template <class K> static cudaError_t lnb_optin_smem(K kernel, int optin_bytes)
{
    cudaFuncAttributes at;
    cudaError_t e = cudaFuncGetAttributes(&at, kernel);
    if (e != cudaSuccess) return e;
    const int dyn = optin_bytes - (int)at.sharedSizeBytes;
    return cudaFuncSetAttribute(kernel, cudaFuncAttributeMaxDynamicSharedMemorySize, dyn > 0 ? dyn : 0);
}
static int lnb_configure_kernels(int ordinal)
{
    std::lock_guard<std::mutex> guard(g_kernel_cfg_lock);
    if (ordinal >= 0 && ordinal < 64 && g_kernel_cfg_done[ordinal]) return 0;
    int optin = 0;
    if (cudaDeviceGetAttribute(&optin, cudaDevAttrMaxSharedMemoryPerBlockOptin, ordinal) != cudaSuccess) return 1;
    cudaError_t e = cudaSuccess;
    if (e == cudaSuccess) e = lnb_optin_smem(lnb_stream_v2_kernel<true>, optin);
    if (e == cudaSuccess) e = lnb_optin_smem(lnb_stream_v2_kernel<false>, optin);
    if (e == cudaSuccess) e = lnb_optin_smem(lnb_tp_synth_kernel<32, 2, 0>, optin);
    if (e == cudaSuccess) e = lnb_optin_smem(lnb_tp_synth_kernel<8, 64, 4>, optin);
    if (e == cudaSuccess) e = lnb_optin_smem(lnb_tp_synth_kernel<16, 128, 4>, optin);
    if (e == cudaSuccess) e = lnb_optin_smem(lnb_synth_v2_kernel, optin);
    if (e == cudaSuccess) e = lnb_optin_smem(lnb_refine_v2_kernel, optin);
    if (e == cudaSuccess) e = lnb_optin_smem(lnb_predict_plan_v2_kernel, optin);
    if (e == cudaSuccess) e = lnb_optin_smem(lnb_pack_v2_kernel, optin);
    if (e == cudaSuccess) e = lnb_optin_smem(lnb_analyze_v3_kernel, optin);
    if (e != cudaSuccess) {
        fprintf(stderr, "linne_b200: cannot configure kernels on device %d: %s\n", ordinal, cudaGetErrorString(e));
        cudaGetLastError();
        return 1;
    }
    if (ordinal >= 0 && ordinal < 64) g_kernel_cfg_done[ordinal] = 1;
    return 0;
}

extern "C" {

const char *lnb_shim_backend(void) { return "cuda-sm_100a"; }
int lnb_shim_device_count(void) { int n = 0; if (cudaGetDeviceCount(&n) != cudaSuccess) { cudaGetLastError(); return 0; } return n; }
int lnb_shim_set_device(int ordinal) { if (cudaSetDevice(ordinal) != cudaSuccess) { cudaGetLastError(); return 1; } return 0; }
int lnb_shim_device_ordinal(const LnbDevice *dev) { return dev->ordinal; }
int lnb_shim_current_device(void) { int d = -1; if (cudaGetDevice(&d) != cudaSuccess) { cudaGetLastError(); return -1; } return d; }
uint32_t lnb_shim_fast_max_na(void) { return LNB_A3_MAX_NA; }
uint32_t lnb_shim_coop_max_n(void) { return LNB_FR_MAX_N; }
uint32_t lnb_shim_refine_max_na(void) { return LNB_RF_MAX_NA; }
uint32_t lnb_shim_refine_hist(void) { return LNB_RF_HIST; }
uint32_t lnb_shim_fused_max_n(void) { return LNB_DS_MAX_N; }
int lnb_shim_tput_supported(const LnbStreamCfg *cfg)
{
    return lnb_tput_shape(cfg) != 0 && cfg->block_size <= LNB_DS_MAX_N && (cfg->block_size & 1023u) == 0u
        && cfg->bits_per_sample <= 31u && !(cfg->ms && (cfg->num_channels & 1u));
}

int lnb_shim_open(LnbDevice **out, int device_ordinal)
{
    int count = 0;
    {
        static int once = 0;
        if (!__atomic_exchange_n(&once, 1, __ATOMIC_ACQ_REL)) setenv("CUDA_DEVICE_MAX_CONNECTIONS", "32", 0);
    }
    if (cudaGetDeviceCount(&count) != cudaSuccess || count <= 0) return 1;
    if (device_ordinal >= 0) {
        if (device_ordinal >= count || cudaSetDevice(device_ordinal) != cudaSuccess) return 2;
    }
    LnbDevice *dev = (LnbDevice *)calloc(1, sizeof(LnbDevice));
    if (!dev) return 3;
    cudaGetDevice(&dev->ordinal);
    if (lnb_configure_kernels(dev->ordinal)) { free(dev); return 7; }
    if (cudaStreamCreateWithFlags(&dev->stream, cudaStreamNonBlocking) != cudaSuccess) { free(dev); return 4; }
    dev->owns_stream = 1;
    dev->cost_rank = -1;
    {
        const char *mode = getenv("LINNE_B200_SYNC");
        if (mode && mode[0] == 'b' && cudaEventCreateWithFlags(&dev->sync_event, cudaEventBlockingSync | cudaEventDisableTiming) == cudaSuccess)
            dev->blocking_sync = 1;
        if (mode && mode[0] == 'y') dev->yield_sync = 1;
    }

    const LnbHostTables *ht = lnb_tables_get();
    const size_t sz_lut = sizeof(ht->huff_lut), sz_code = sizeof(ht->huff_code), sz_len = 256,
                 sz_thr = sizeof(ht->k2_threshold), sz_crc = sizeof(ht->crc_table);
    const size_t total = sz_lut + sz_code + sz_thr + sz_crc + sz_len + 64;
    uint8_t *mem = NULL;
    if (cudaMalloc((void **)&mem, total) != cudaSuccess) { cudaStreamDestroy(dev->stream); free(dev); return 5; }
    size_t off = 0;
    cudaMemcpy(mem + off, ht->k2_threshold, sz_thr, cudaMemcpyHostToDevice); dev->tables.k2_threshold = (const double *)(mem + off); off += sz_thr;
    cudaMemcpy(mem + off, ht->huff_code, sz_code, cudaMemcpyHostToDevice);   dev->tables.huff_code = (const uint32_t *)(mem + off); off += sz_code;
    cudaMemcpy(mem + off, ht->huff_lut, sz_lut, cudaMemcpyHostToDevice);     dev->tables.huff_lut = (const uint16_t *)(mem + off); off += sz_lut;
    cudaMemcpy(mem + off, ht->crc_table, sz_crc, cudaMemcpyHostToDevice);    dev->tables.crc_table = (const uint16_t *)(mem + off); off += sz_crc;
    cudaMemcpy(mem + off, ht->huff_len, sz_len, cudaMemcpyHostToDevice);     dev->tables.huff_len = (const uint8_t *)(mem + off); off += sz_len;
    dev->table_mem = mem;
    if (cudaDeviceSynchronize() != cudaSuccess) { cudaFree(mem); cudaStreamDestroy(dev->stream); free(dev); return 6; }
    *out = dev;
    return 0;
}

* * * *

**PROBLEM TO SOLVE:** Out of the data above, transcribe exactly and only the lines starting with the line that has "e = lnb_optin_smem(lnb_refine_v2_kernel, optin);" and going on through the line that has "e = lnb_optin_smem(lnb_pack_v2_kernel, optin);", both included.

**SOLUTION FOR THIS PROBLEM:**
    if (e == cudaSuccess) e = lnb_optin_smem(lnb_refine_v2_kernel, optin);
    if (e == cudaSuccess) e = lnb_optin_smem(lnb_predict_plan_v2_kernel, optin);
    if (e == cudaSuccess) e = lnb_optin_smem(lnb_pack_v2_kernel, optin);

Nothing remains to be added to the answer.